Track, rank and evaluate open LLMs and chatbots
Evaluate RAG systems with visual analytics
Explore and visualize diverse models
Evaluate reward models for math reasoning
View NSQL Scores for Models
Compare audio representation models using benchmark results
Visualize model performance on function calling tasks
Analyze model errors with interactive pages
Display leaderboard for earthquake intent classification models
Measure over-refusal in LLMs using OR-Bench
Merge machine learning models using a YAML configuration file
View LLM Performance Leaderboard
Determine GPU requirements for large language models
The Open LLM Leaderboard is a comprehensive tool designed to track, rank, and evaluate open-source Large Language Models (LLMs) and chatbots. It provides a transparent and standardized platform to compare models based on various benchmarks and metrics, helping developers, researchers, and users make informed decisions. By focusing on performance, efficiency, and capabilities, the Leaderboard serves as a go-to resource for understanding the evolution and advancements in the field of LLMs.
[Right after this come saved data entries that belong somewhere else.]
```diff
@@ -447,21 +504,25 @@
   return 0;
 }
 
-int cb_tb_launch_ew(const CbTbEwArgs &a, hipStream_t stream, hipEvent_t stop, int *nparts) {
+int cb_tb_launch_ew(const CbTbEwArgs &a, hipStream_t stream, hipEvent_t stop, int *nparts, bool legacy_sym) {
   if (!cb_tb_supported(a.B, a.LD, a.ns, a.ng)) return -1;
   const int nb = a.LD / 16, nblk = nb * (nb + 1) / 2;
   const unsigned grid = (unsigned)(nblk * 2);
   if (nparts) *nparts = (int)grid;
 #define TB_GO(RS_, RG_)                                                                                                  \
   do {                                                                                                                   \
+    const size_t lds_mir = (size_t)TbEwLds<RS_, RG_>(a.B, a.ng).TOTAL * sizeof(double);                                  \
     const size_t lds = (size_t)TbEwLds<RS_, RG_>(a.B).TOTAL * sizeof(double);                                            \
-    hipLaunchKernelGGL((tb_ew<RS_, RG_, 8, true>), dim3(grid), dim3(512), lds, stream, a);                               \
+    if (legacy_sym) hipLaunchKernelGGL((tb_ew<RS_, RG_, 8, true>), dim3(grid), dim3(512), lds, stream, a);               \
+    else if (stop) hipExtLaunchKernelGGL((tb_ew_mir<RS_, RG_>), dim3(grid), dim3(512), lds_mir, stream, nullptr, stop, 0, a); \
+    else hipLaunchKernelGGL((tb_ew_mir<RS_, RG_>), dim3(grid), dim3(512), lds_mir, stream, a);                           \
   } while (0)
   if (a.ns <= 16 && a.ng <= 32) TB_GO(16, 32);
   else if (a.ns <= 16) TB_GO(16, 48);
   else if (a.ng <= 32) TB_GO(24, 32);
   else TB_GO(24, 48);
 #undef TB_GO
+  if (!legacy_sym) return hipGetLastError() == hipSuccess ? 0 : -1;
   if (nb > 1) {
     const dim3 mg((unsigned)(nb * (nb - 1) / 2), (unsigned)a.ng);
     if (a.Gh32) {
```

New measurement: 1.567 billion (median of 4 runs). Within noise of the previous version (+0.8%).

What metrics are used to rank LLMs? The Leaderboard uses a variety of metrics, including performance benchmarks, speed, memory usage, and specific task accuracy to ensure a holistic evaluation of each model.
Can I compare custom or non-listed models? Yes, the platform allows users to input custom models for comparison, providing flexibility for researchers and developers working on niche or proprietary LLMs.
How often is the Leaderboard updated? The Leaderboard is updated regularly to reflect new releases and improvements in existing models, ensuring users always have access to the latest information.